The King informed the Doctor that exactly two-thirds of the men had received a black eye, three-fourths had sprained a wrist, and four-fifths had stubbed a toe. “It follows, then,” the Doctor surmised, “that at least twenty-six of the men have a black eye, a sprained wrist, and a stubbed toe.” How many injured men were in the wood?
Here are some thoughts:
Suppose we have a total of $x$ injured men. Let $E$ be the number of people with blacked-eye, $W$ be sprained wrist, and $T$ be stabbed-toe.
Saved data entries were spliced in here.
+      launch_group_rank(e->d_group_of.p, e->d_g_n.p, e->d_g_off.p, e->d_members.p, e->d_addr_rank.p, e->W,
+                        e->d_rank_in_group.p, e->d_by_rank.p, e->stream);
+      if (G) HIPCHK(hipMemcpyAsync(e->d_g_task_next.p, e->d_g_task.p, G * 4, hipMemcpyDeviceToDevice, e->stream));
+    }
+    ClaimArgs c{};
+    c.R = R;
+    c.rows = rows;
+    c.group_of = e->d_group_of.p;
+    c.g_n = e->d_g_n.p;
+    c.g_off = e->d_g_off.p;
+    c.g_task = e->d_g_task.p;
+    c.g_id = e->d_g_id.p;
+    c.g_task_next = e->d_g_task_next.p;
+    c.chosen = chosen;
+    c.rank_in_group = e->d_rank_in_group.p;
+    c.by_rank = e->d_by_rank.p;
+    c.t_live = e->d_tlive.p;
+    c.t_prefix = e->d_tprefix.p;
+    c.table = dist ? e->d_table_x.p + size_t(e->dist_rank) * e->dist_cap_t : e->d_table.p;
+    c.task_col = e->d_task_col.p;
+    c.h_table = claim_h_table;
+    c.h_gtask = claim_h_gtask;
+    launch_claim_publish(c, e->stream);
+    HIPCHK(hipGetLastError());
+  }
   if (want_count && count_out) {
     count_out->resize(R);
     HIPCHK(hipMemcpyAsync(count_out->data(), e->d_count.p, size_t(R) * 4, hipMemcpyDeviceToHost, e->stream));
diff --git a/protocol_amd/csrc/pm_engine_state.inc b/protocol_amd/csrc/pm_engine_state.inc
--- a/protocol_amd/csrc/pm_engine_state.inc
+++ b/protocol_amd/csrc/pm_engine_state.inc
@@ -81,6 +81,8 @@
   DevBuf<int64_t> d_created;
   DevBuf<uint32_t> d_tprefix, d_first_c, d_count_c, d_tdel;
   bool tplanes_dirty = true, tprefix_dirty = true;
+  DevBuf<uint32_t> d_tsum;
+  bool tsum_dirty = true;
 
   std::vector<Group> groups;
   size_t n_dead_groups = 0;
diff --git a/protocol_amd/csrc/pm_engine_tasks.inc b/protocol_amd/csrc/pm_engine_tasks.inc
--- a/protocol_amd/csrc/pm_engine_tasks.inc
+++ b/protocol_amd/csrc/pm_engine_tasks.inc
@@ -15,6 +15,7 @@
   HIPCHK(hipMemsetAsync(e->d_tlive.p, 0, size_t(cap / 64u) * 8, e->stream));
   e->tplanes_dirty = true;
   e->tprefix_dirty = true;
+  e->tsum_dirty = true;
   return PM_OK;
 }
 
@@ -107,6 +108,7 @@
   HIPCHK(hipStreamSynchronize(e->stream));
   e->tplanes_dirty = true;
   e->tprefix_dirty = true;
+  e->tsum_dirty = true;
   e->have_tasks = true;
   size_t n_claim = 0;
   for (const Group& g : e->groups) n_claim += (!g.dead && g.task != PM_NONE);
@@ -234,6 +236,7 @@
   e->t_lo = lo;
   e->T += n;
   e->tprefix_dirty = true;
+  e->tsum_dirty = true;
   e->h_tprefix_valid = false;
   pub_shift_tasks(e, n);
   return PM_OK;
@@ -299,6 +302,7 @@
     e->t_dead--;
   }
   e->tprefix_dirty = true;
+  e->tsum_dirty = true;
   e->h_tprefix_valid = false;
   if (e->t_dead > e->T + PM_TASK_DEAD_SLACK) {
     int32_t rc = tasks_rebuild(e, e->t_cap);
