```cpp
constexpr int kBlock = 256;
constexpr int kRedGrid = 1024;
// ... 314 lines not shown
    double precision = 1e-8, relax = 1.0;
    bool any_nonlinear = false;

    xfk::DBuf<double> x, y;
    xfk::DBuf<int> p_raw;
    xfk::DBuf<int> lbl_raw;
    xfk::DBuf<int> ebits_raw;

    xfk::DBuf<xfk::DevBlock> blocks;
    xfk::DBuf<xfk::DevLabel> labels;
    xfk::DBuf<xfk::DevLine> lines;
    xfk::DBuf<xfk::DevCirc> circs;
    xfk::DBuf<double> bhB, bhH, bhS;
    int nblocks = 0, nlabels = 0, nlines = 0, ncircs = 0;

    bool symbolic_ready = false;
    xfk::DBuf<int> n2e_ptr, n2e;
    xfk::DBuf<int> rowptr, col, diag;
    xfk::DBuf<int> color;
    int color_rounds = 0;
    xfk::DBuf<char> cub_tmp;
    xfk::DBuf<char> sym_tmp;
    xfk::DBuf<int> fill_ptr, fill_col;
    xfk::DBuf<int> perm;
    xfk::DBuf<int4> erec;
    xfk::DBuf<int> ebits;
    xfk::DBuf<int> slot;
    xfk::DBuf<double> mu1, mu2;
    xfk::DBuf<double> mu1b, mu2b;
    xfk::DBuf<double> dv_el;
    xfk::DBuf<unsigned char> on_el;
    xfk::DBuf<int> asm_miss;
    bool miss_checked = false;

    xfk::DBuf<int> pt_nodes;
    xfk::DBuf<double> pt_J;
    int npt = 0;
    xfk::DBuf<unsigned char> fixed;
    xfk::DBuf<double> fix_first, fix_last;
    xfk::DBuf<int> fix_rows;
    int nfix_rows = 0;
    xfk::DBuf<int> fix_cols;
    xfk::DBuf<int> fix_cols_node;
    xfk::DBuf<int> fix_cols_row;
    int nfix_cols = 0;
    xfk::DBuf<int> nfix_dev;
    xfk::DBuf<int> pm_dst, pm_ptr, pm_src;
    xfk::DBuf<double> pm_w, pm_tmp;
    int pm_n = 0;
    xfk::DBuf<int> pb_dst, pb_ptr, pb_src;
    xfk::DBuf<double> pb_w, pb_tmp;
    int pb_n = 0;
    std::vector<long long> pbc_fill;
    std::vector<long long> age_key;
    std::vector<double> age_val;
    xfk::DBuf<int> age_slot;
    xfk::DBuf<double> age_v;
    int age_n = 0;
    std::vector<std::pair<long long, double>> pbc_entry_terms;
    std::vector<int> pbc_entry_ptr;
    std::vector<long long> pbc_entry_key;
    std::vector<std::pair<int, double>> pbc_b_terms;
    std::vector<int> pbc_b_ptr;
    std::vector<int> pbc_b_key;
    std::vector<std::pair<long long, double>> pbca_entry_terms;
    std::vector<int> pbca_entry_ptr;
// ... 283 lines not shown
```

### xfemm_amd/csrc/xfk_kernels.h

```cpp
#pragma once

#include "xfk_internal.h"

namespace xfk {

struct AssembleArgs {
    const int4 *erec;
    const int *ebits;
    const int *slot;
    const double *x, *y;
    const DevLabel *labels;
    const DevBlock *blocks;
    const DevLine *lines;
    const DevCirc *circs;
    const double *bhB, *bhH, *bhS;
    double *mu1, *mu2;
    const double *V;
    double *val, *b;
    int iter;
    int axi;
    double ext_ro, ext_ri, ext_zo;
    const int *p_raw, *lbl_raw, *ebits_raw, *n2e_ptr, *n2e, *rowptr, *col;
    double *mu1_out, *mu2_out;
    int *miss;
    double *dv_el;
    unsigned char *on_el;
    int n_el;
};

int grid_reduce(int N);

struct CgAxpyArgs {
    const double *W, *dinv;
    double *Z, *P, *V, *R, *U;
    const double *gam_in;
    const double *del_in;
    const double *reso;
    double *gam_out;
    int Ggam, Gdel;
    CgState *S;
    long long it;
    int N;
    int amg;
};

int cg_grid(int N);
int cg_axpy_grid(int N);
void launch_cg_init_r(hipStream_t s, int N, int flag, const int *rowptr, const int *col, const double *val,
                      const double *b, double *V, double *R, double *U, double *Z, double *P, const double *dinv,
                      double *part_reso, double *part_gam0);
void launch_cg_axpy(hipStream_t s, const CgAxpyArgs &A);
void launch_cg_spmv(hipStream_t s, int N, const int *rowptr, const int *col, const double *val, const double *U,
                    double *W, double *part_del, const CgState *S, const double *R = nullptr,
                    double *part_gam = nullptr, const int *tiles = nullptr, int ntiles = 0,
                    const unsigned short *c16 = nullptr, const int *cbase = nullptr);
void launch_cg_dot(hipStream_t s, int N, const double *a, const double *b, double *part);
void launch_cg_state_init(hipStream_t s, CgState *S, double tol, double tol_rel = 0.0);

void launch_count_incidence(hipStream_t s, int NE, const int *p, int *deg);
void launch_fill_n2e(hipStream_t s, int NE, const int *p, const int *ptr, int *cursor, int *n2e);
void launch_sort_segments(hipStream_t s, int N, const int *ptr, int *a);
void launch_n2e_count(hipStream_t s, int NE, const int *p, int *deg);
void launch_n2e_fill(hipStream_t s, int NE, const int *p, const int *ptr, int *cursor, int *n2e);
void launch_n2e_sort(hipStream_t s, int v0, int NL, const int *ptr, int *n2e);
long long row_tmp_size(int N, int NE, int nfill);
void launch_row_build(hipStream_t s, int N, const int *p, const int *n2e_ptr, const int *n2e, const int *fill_ptr,
                      const int *fill_col, int *tmp, int *rowcnt,
                      int *n2e_sort = nullptr);
void launch_row_copy(hipStream_t s, int N, const int *p, const int *n2e_ptr, const int *n2e, const int *fill_ptr,
                     const int *fill_col, const int *tmp, const int *rowptr, int *col, int *diag);
void launch_jp_round(hipStream_t s, int N, int NE, int round, unsigned char *active, int *pending_round,
                     const int *p, const int *n2e_ptr, const int *n2e, int *color, unsigned long long *maxkey,
                     unsigned long long *used);
void launch_color_hist(hipStream_t s, int NE, const int *color, int *hist, int maxc);
void launch_iota(hipStream_t s, int n, int *a);
void launch_build_erec(hipStream_t s, int NE, const int *perm, const int *p, const int *lbl, const int *ebits_raw,
                       int4 *erec, int *ebits, int *iperm);
void launch_build_slots(hipStream_t s, int NE, int nrows, const int *p, const int *iperm, const int *rowptr,
                        const int *col, int *slot, int *bad);
void launch_add_at_slots(hipStream_t s, int n, const int *slot, const double *v, double *data);
void launch_lookup_slots(hipStream_t s, int n, const int *rc, const int *rowptr, const int *col, int *out);
void launch_mark_fix_adj(hipStream_t s, int N, const int *rowptr, const int *col, const unsigned char *fixed,
                         int *flag);
void launch_compact_flags(hipStream_t s, int N, const int *flag, int *cursor, int *out);
void launch_assemble_rows(hipStream_t s, int N, const AssembleArgs &A);
void launch_point_currents(hipStream_t s, int n, const int *nodes, const double *J, double *b);
void launch_dirichlet(hipStream_t s, int nrows, const int *rows, int nadj, const int *nadj_dev, int nadj_max,
                      const int *adj, const int *rowptr, const int *col, const int *diag, const unsigned char *fixed,
                      const double *fix_first, const double *fix_last, double *val, double *b);
void launch_map(hipStream_t s, int n, const int *dst, const int *ptr, const int *src, const double *w,
                double *data, double *tmp);
void launch_diag_inv(hipStream_t s, int N, const int *diag, const double *val, double *dinv, CgState *S);
void launch_newton_res(hipStream_t s, int N, const double *V, const double *Vold, double *partials,
                       unsigned *counter, NewtonScalars *S);
void launch_relax(hipStream_t s, int N, double relax, double *V, const double *Vold);
void launch_scale(hipStream_t s, int N, double sc, const double *V, double *out);

}
```

### xfemm_amd/kernels.py

```python
from __future__ import annotations
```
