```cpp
static BktPlan plan_bucketed(uint64_t n, uint64_t m, uint32_t k, uint32_t bins) {
    BktPlan p{};
    const uint64_t nwords = (m + 31) / 32;
    p.nb = (uint32_t)((nwords + kBktWords - 1) / kBktWords);
    p.bins = bins;
    const uint32_t thr = kScatterThreads;
    const uint32_t kpt = bins ? 5u : scatter_kpt(p.nb);
    const uint32_t pos = thr * kpt * 7;
    uint32_t round_keys = k == 7 ? kpt * thr : pos / k;
    if (bins) {
        const double mean = kBinMeanPos[bins == kBinBig];
        const uint64_t most = (uint64_t)(mean * (double)m / (double)(1u << kBktShift) / k);
        if (most < round_keys) round_keys = (uint32_t)(most > 64 ? most : 64);
    }
    const uint32_t target = kTargetTiles;
    uint64_t rounds_total = (n + round_keys - 1) / round_keys;
// ... 117 lines not shown
```

storage-engines_amd/csrc/seb_device.h:

```cpp
#pragma once
#include <hip/hip_runtime.h>
#include <stdint.h>

#include <type_traits>

#include "seb_kernels.h"

namespace seb {

constexpr uint64_t kFnvOffset = 0xcbf29ce484222325ull;
constexpr uint64_t kFnvPrime = 0x100000001b3ull;


__device__ __forceinline__ void fnv_byte(uint32_t b, uint64_t &h1, uint64_t &h2) {
    h1 = (h1 ^ (uint64_t)b) * kFnvPrime;
    h2 = (h2 * kFnvPrime) ^ (uint64_t)b;
}

__device__ __forceinline__ void fnv_word(uint32_t w, uint64_t &h1, uint64_t &h2) {
    fnv_byte(w & 0xffu, h1, h2);
    fnv_byte((w >> 8) & 0xffu, h1, h2);
    fnv_byte((w >> 16) & 0xffu, h1, h2);
    fnv_byte(w >> 24, h1, h2);
}
// ... 40 lines not shown
            break;
        default:
            asm("v_xor_b32_sdwa %0, %1, %2 dst_sel:DWORD dst_unused:UNUSED_PAD src0_sel:BYTE_3 src1_sel:DWORD"
                : "=v"(r) : "v"(w), "v"(a));
            break;
    }
    return r;
}

__device__ __forceinline__ void fnv_key16(const uint4 v, uint64_t &h1, uint64_t &h2) {
    const uint32_t w[4] = {v.x, v.y, v.z, v.w};
    uint32_t lo1 = (uint32_t)kFnvOffset, lo2 = (uint32_t)kFnvOffset;
    uint64_t acc1 = (uint32_t)(kFnvOffset >> 32) * pow435(16), acc2 = acc1;
#pragma unroll
    for (int j = 0; j < 16; ++j) {
        const uint32_t x = xor_byte(lo1, w[j >> 2], j & 3);
        const uint64_t p = (uint64_t)x * 435u;
        lo1 = (uint32_t)p;
        acc1 = mad_lo((uint32_t)(p >> 32) + (x << 8), pow435(15 - j), acc1);
        const uint64_t q = (uint64_t)lo2 * 435u;
        acc2 = mad_lo((uint32_t)(q >> 32) + (lo2 << 8), pow435(15 - j), acc2);
        lo2 = xor_byte((uint32_t)q, w[j >> 2], j & 3);
    }
    h1 = (acc1 << 32) | lo1;
    h2 = (acc2 << 32) | lo2;
}

struct FnvSplit {
    uint32_t lo1 = (uint32_t)kFnvOffset, lo2 = (uint32_t)kFnvOffset;
    uint64_t a1 = kFnvOffset >> 32, a2 = kFnvOffset >> 32;
    __device__ __forceinline__ void word(uint32_t w) {
        uint32_t d1[4], d2[4];
#pragma unroll
        for (int j = 0; j < 4; ++j) {
            const uint32_t x = xor_byte(lo1, w, j);
            const uint64_t p = (uint64_t)x * 435u;
            lo1 = (uint32_t)p;
            d1[j] = (uint32_t)(p >> 32) + (x << 8);
            const uint64_t q = (uint64_t)lo2 * 435u;
            d2[j] = (uint32_t)(q >> 32) + (lo2 << 8);
            lo2 = xor_byte((uint32_t)q, w, j);
        }
        const uint64_t t1 = mad_lo(d1[0], pow435(3), mad_lo(d1[1], pow435(2), mad_lo(d1[2], 435u, d1[3])));
        const uint64_t t2 = mad_lo(d2[0], pow435(3), mad_lo(d2[1], pow435(2), mad_lo(d2[2], 435u, d2[3])));
        a1 = mad_lo((uint32_t)a1, pow435(4), t1);
        a2 = mad_lo((uint32_t)a2, pow435(4), t2);
    }
    __device__ __forceinline__ void get(uint64_t &h1, uint64_t &h2) const {
        h1 = (a1 << 32) | lo1;
        h2 = (a2 << 32) | lo2;
    }
};

struct Keys16 {
    static constexpr bool kSplit = true;
    const uint4 *p;
    __device__ __forceinline__ uint64_t index(uint64_t i) const { return i; }
    __device__ __forceinline__ uint4 load(uint64_t i) const {
        typedef unsigned int u32x4 __attribute__((ext_vector_type(4)));
        const u32x4 v = __builtin_nontemporal_load((const u32x4 *)(p + i));
        return make_uint4(v.x, v.y, v.z, v.w);
    }
    __device__ __forceinline__ static void hash_raw(const uint4 v, uint64_t &h1, uint64_t &h2) { fnv_key16(v, h1, h2); }
    __device__ __forceinline__ void hash(uint64_t i, uint64_t &h1, uint64_t &h2) const { fnv_key16(load(i), h1, h2); }
};

struct KeysStrideW {
    const uint32_t *p;
    uint32_t words;
    __device__ __forceinline__ uint64_t index(uint64_t i) const { return i; }
    __device__ __forceinline__ void hash(uint64_t i, uint64_t &h1, uint64_t &h2) const {
        const uint32_t *k = p + i * words;
        h1 = kFnvOffset;
        h2 = kFnvOffset;
        for (uint32_t j = 0; j < words; ++j) fnv_word(k[j], h1, h2);
    }
};

struct KeysStrideB {
    const uint8_t *p;
    uint32_t stride;
    __device__ __forceinline__ uint64_t index(uint64_t i) const { return i; }
    __device__ __forceinline__ void hash(uint64_t i, uint64_t &h1, uint64_t &h2) const {
        const uint8_t *k = p + i * stride;
        h1 = kFnvOffset;
        h2 = kFnvOffset;
        for (uint32_t j = 0; j < stride; ++j) fnv_byte(k[j], h1, h2);
    }
};

__device__ __forceinline__ void fnv_range(const uint8_t *p, uint64_t s, uint64_t e, uint64_t &h1, uint64_t &h2) {
    h1 = kFnvOffset;
    h2 = kFnvOffset;
    uintptr_t a = ((uintptr_t)(p + s)) & ~(uintptr_t)3;
    const uintptr_t end = (uintptr_t)(p + e);
    const uintptr_t beg = (uintptr_t)(p + s);
    for (; a < end; a += 4) {
        const uint32_t w = *(const uint32_t *)a;
        const uint32_t lo = beg > a ? (uint32_t)(beg - a) : 0u;
        const uint32_t hi = end - a < 4 ? (uint32_t)(end - a) : 4u;
        if (lo == 0 && hi == 4)
            fnv_word(w, h1, h2);
        else
            fnv_word_part(w, lo, hi, h1, h2);
    }
}

struct KeysVar {
    const uint8_t *p;
    const uint64_t *off;
    __device__ __forceinline__ uint64_t index(uint64_t i) const { return i; }
    __device__ __forceinline__ void hash(uint64_t i, uint64_t &h1, uint64_t &h2) const {
        fnv_range(p, off[i], off[i + 1], h1, h2);
    }
};

struct KeysHashed {
    static constexpr bool kSplit = true;
    const uint4 *h;
    __device__ __forceinline__ uint64_t index(uint64_t i) const { return i; }
    __device__ __forceinline__ uint4 load(uint64_t i) const { return h[i]; }
    __device__ __forceinline__ static void hash_raw(const uint4 v, uint64_t &h1, uint64_t &h2) {
        h1 = (uint64_t)v.x | ((uint64_t)v.y << 32);
        h2 = (uint64_t)v.z | ((uint64_t)v.w << 32);
    }
    __device__ __forceinline__ void hash(uint64_t i, uint64_t &h1, uint64_t &h2) const { hash_raw(h[i], h1, h2); }
};

template <typename S, typename = void>
struct SplitLoad { static constexpr bool value = false; };
template <typename S>
struct SplitLoad<S, std::void_t<decltype(S::kSplit)>> { static constexpr bool value = S::kSplit; };


__device__ __forceinline__ uint64_t mod64(uint64_t x, uint64_t m, uint64_t mu) {
    uint64_t q = __umul64hi(x, mu);
    uint64_t r = x - q * m;
    r = r >= m ? r - m : r;
    r = r >= m ? r - m : r;
    return r;
}

__device__ __forceinline__ uint32_t mod_m31(uint64_t x, uint32_t m, uint64_t mu) {
    const uint32_t xl = (uint32_t)x, xh = (uint32_t)(x >> 32);
    const uint32_t ul = (uint32_t)mu, uh = (uint32_t)(mu >> 32);
    const uint64_t a = (uint64_t)xh * ul + __umulhi(xl, ul);
    const uint64_t b = (uint64_t)xl * uh + (uint32_t)a;
    const uint32_t qlo = xh * uh + (uint32_t)(a >> 32) + (uint32_t)(b >> 32);
    const uint32_t r = xl - qlo * m;
    const uint32_t s = r - m;
    return s < r ? s : r;
}

template <int KFIX, bool M32, typename F>
__device__ __forceinline__ void for_positions(uint64_t h1, uint64_t h2, const ModArg &md, uint32_t krt, F &&f) {
    const uint32_t k = KFIX > 0 ? (uint32_t)KFIX : krt;
    if (k == 0) return;
    uint64_t x = h1;
    if constexpr (M32) {
        const uint32_t m = (uint32_t)md.m, c = (uint32_t)md.c;
        uint32_t r = mod_m31(h1, m, md.mu);
        const uint32_t b = mod_m31(h2, m, md.mu);
        const uint32_t nb = m - b;
        const uint32_t bc = b >= c ? b - c : b + (m - c);
        const uint32_t nd = m - bc;
        f(0u, (uint64_t)r);
#pragma unroll
        for (uint32_t i = 1; i < k; ++i) {
            uint64_t xn = x + h2;
            const bool carry = xn < x;
            x = xn;
            const uint32_t na = carry ? nd : nb;
            const uint32_t t = r - na;
            r = r >= na ? t : t + m;
            f(i, (uint64_t)r);
        }
    } else {
        const uint64_t m = md.m, c = md.c;
        uint64_t r = mod64(h1, md.m, md.mu);
        const uint64_t b = mod64(h2, md.m, md.mu);
        f(0u, r);
#pragma unroll
        for (uint32_t i = 1; i < k; ++i) {
            uint64_t xn = x + h2;
            bool carry = xn < x;
            x = xn;
            uint64_t s = r + b;
            s = (s < r || s >= m) ? s - m : s;
            uint64_t t = s >= c ? s - c : s + (m - c);
            r = carry ? t : s;
            f(i, r);
        }
    }
}

template <typename Fn>
static inline hipError_t with_src(const KeyBatch &kb, Fn &&fn) {
    if (kb.hashes) return fn(KeysHashed{kb.hashes});
    if (kb.offsets) return fn(KeysVar{kb.data, kb.offsets});
    if (kb.stride == 16 && ((uintptr_t)kb.data & 15) == 0) return fn(Keys16{(const uint4 *)kb.data});
    if (kb.stride % 4 == 0 && ((uintptr_t)kb.data & 3) == 0)
        return fn(KeysStrideW{(const uint32_t *)kb.data, kb.stride / 4});
    return fn(KeysStrideB{kb.data, kb.stride});
}

__device__ __forceinline__ uint64_t pack_residue(uint64_t h1, uint64_t h2, const ModArg &md) {
    const uint64_t r0 = mod_m31(h1, (uint32_t)md.m, md.mu), b = mod_m31(h2, (uint32_t)md.m, md.mu);
    uint64_t f = 0, x = h1;
#pragma unroll
    for (uint32_t q = 1; q < 7; ++q) {
        const uint64_t xn = x + h2;
        f |= (uint64_t)(xn < x) << (q - 1);
        x = xn;
    }
    return r0 | (b << kPackBits) | (f << (2 * kPackBits));
}

__device__ __forceinline__ void packed_positions(uint64_t v, uint32_t m, uint32_t c, uint32_t pos[7]) {
    constexpr uint64_t kMask = (1ull << kPackBits) - 1;
    uint32_t x = (uint32_t)(v & kMask);
    const uint32_t b = (uint32_t)((v >> kPackBits) & kMask), f = (uint32_t)(v >> (2 * kPackBits));
    const uint32_t nb = m - b, bc = b >= c ? b - c : b + (m - c), nd = m - bc;
    pos[0] = x;
#pragma unroll
    for (int q = 1; q < 7; ++q) {
        const uint32_t na = (f >> (q - 1)) & 1u ? nd : nb;
        const uint32_t t = x - na;
        x = x >= na ? t : t + m;
        pos[q] = x;
    }
}

__device__ __forceinline__ uint64_t pack_residue6(uint64_t h1, uint64_t h2, const ModArg &md) {
    const uint64_t r0 = mod_m31(h1, (uint32_t)md.m, md.mu), b = mod_m31(h2, (uint32_t)md.m, md.mu);
    uint64_t f = 0, x = h1;
#pragma unroll
    for (uint32_t q = 1; q < 7; ++q) {
        const uint64_t xn = x + h2;
        f |= (uint64_t)(xn < x) << (q - 1);
        x = xn;
    }
    return r0 | (b << kPack6Bits) | (f << (2 * kPack6Bits));
}
__device__ __forceinline__ void store_packed6(uint8_t *base, uint64_t i, uint64_t v) {
    const uint64_t blk = i >> 6;
    const uint32_t lane = (uint32_t)i & 63u;
    __builtin_nontemporal_store((uint32_t)v, (uint32_t *)(base + blk * kPack6Block) + lane);
    __builtin_nontemporal_store((uint16_t)(v >> 32), (uint16_t *)(base + blk * kPack6Block + 256) + lane);
}
__device__ __forceinline__ uint64_t load_packed6(const uint8_t *base, uint64_t i) {
    const uint64_t blk = i >> 6;
    const uint32_t lane = (uint32_t)i & 63u;
    const uint32_t lo = __builtin_nontemporal_load((const uint32_t *)(base + blk * kPack6Block) + lane);
    const uint16_t hi = __builtin_nontemporal_load((const uint16_t *)(base + blk * kPack6Block + 256) + lane);
    return (uint64_t)lo | ((uint64_t)hi << 32);
}

struct KeysPacked {
    static constexpr bool kSplit = true;
    static constexpr bool kPacked = true;
    const uint64_t *p;
    __device__ __forceinline__ uint64_t index(uint64_t i) const { return i; }
    __device__ __forceinline__ uint4 load(uint64_t i) const {
        const uint64_t v = __builtin_nontemporal_load(p + i);
        return make_uint4((uint32_t)v, (uint32_t)(v >> 32), 0u, 0u);
    }
};

template <typename S, typename = void>
struct IsPacked { static constexpr bool value = false; };
template <typename S>
struct IsPacked<S, std::void_t<decltype(S::kPacked)>> { static constexpr bool value = S::kPacked; };

__device__ __forceinline__ uint64_t wave_peers(bool live, uint32_t v, uint32_t bits) {
    uint64_t peers = __ballot(live);
    for (uint32_t b = 0; b < bits; ++b) {
        const uint64_t on = __ballot(live && ((v >> b) & 1u));
        peers &= ((v >> b) & 1u) ? on : ~on;
    }
    return peers;
}

__device__ __forceinline__ uint32_t lanes_below(uint64_t mask) {
    return __builtin_amdgcn_mbcnt_hi((uint32_t)(mask >> 32), __builtin_amdgcn_mbcnt_lo((uint32_t)mask, 0u));
}

}
```

storage-engines_amd/csrc/seb_kernels.hip:

```cpp
#include <hip/hip_runtime.h>
#include <stdint.h>

#include <algorithm>

#include <type_traits>
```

So we have
- $E= \frac{2}{3}x$
- $W= \frac{3}{4}x$
- $T= \frac{4}{5}x$
From here we can make a Venn diagram.
Here are some information we can figure out:
- $E^c=\frac{1}{3}x$, where $E^c$ is the complement of $e$.
- $W^c=\frac{1}{4}x$
- $T^c=\frac{1}{5}x$
- $E-26=E -(E\cap W \cap T ) $
- $W-26=W -(E\cap W \cap T ) $
- $T-26=T -(E\cap W \cap T ) $
From here I played with the Venn diagram, and tried to eliminate some parts. But I failed. Could some please help me to continue?
Thanks!
Let $(E)$ be the number of people with only blacked-eye, $(EW)$ with only blacked-eye and sprained wrist, $(EWT)$ with all three, so on.
We have:
$$\begin{align} (E)+(EW)+(ET)+(EWT)=\frac{2}{3}x \qquad(1)\\ (W)+(EW)+(WT)+(EWT)=\frac{3}{4}x\qquad(2)\\ (T)+(ET)+(WT)+(EWT)=\frac{4}{5}x\qquad(3)\\ (E)+(W)+(T)+(EW)+(ET)+(WT)+(EWT)=x\;\;\,\qquad(4)\\ \text{Minimum of }(EWT)=26\;\qquad(5) \end{align}$$
$$(1)+(2)+(3)-(4): \qquad (EW)+(ET)+(WT)+2(EWT)=\frac{73}{60}x$$
Here, the RHS is fixed, so in order for $(EWT)$ to have its minimum value, $(EW)+(ET)+(WT)$ has to have its maximum value. In $(4)$, $(E),(W),(T) \ge 0$ so the maximum is $x-(EWT)$.
$$\frac{73}{60}x=(EW)+(ET)+(WT)+2(EWT) \le x+(EWT)$$ $$\implies (EWT) \ge\frac{13}{60}x$$ $$\implies x=120$$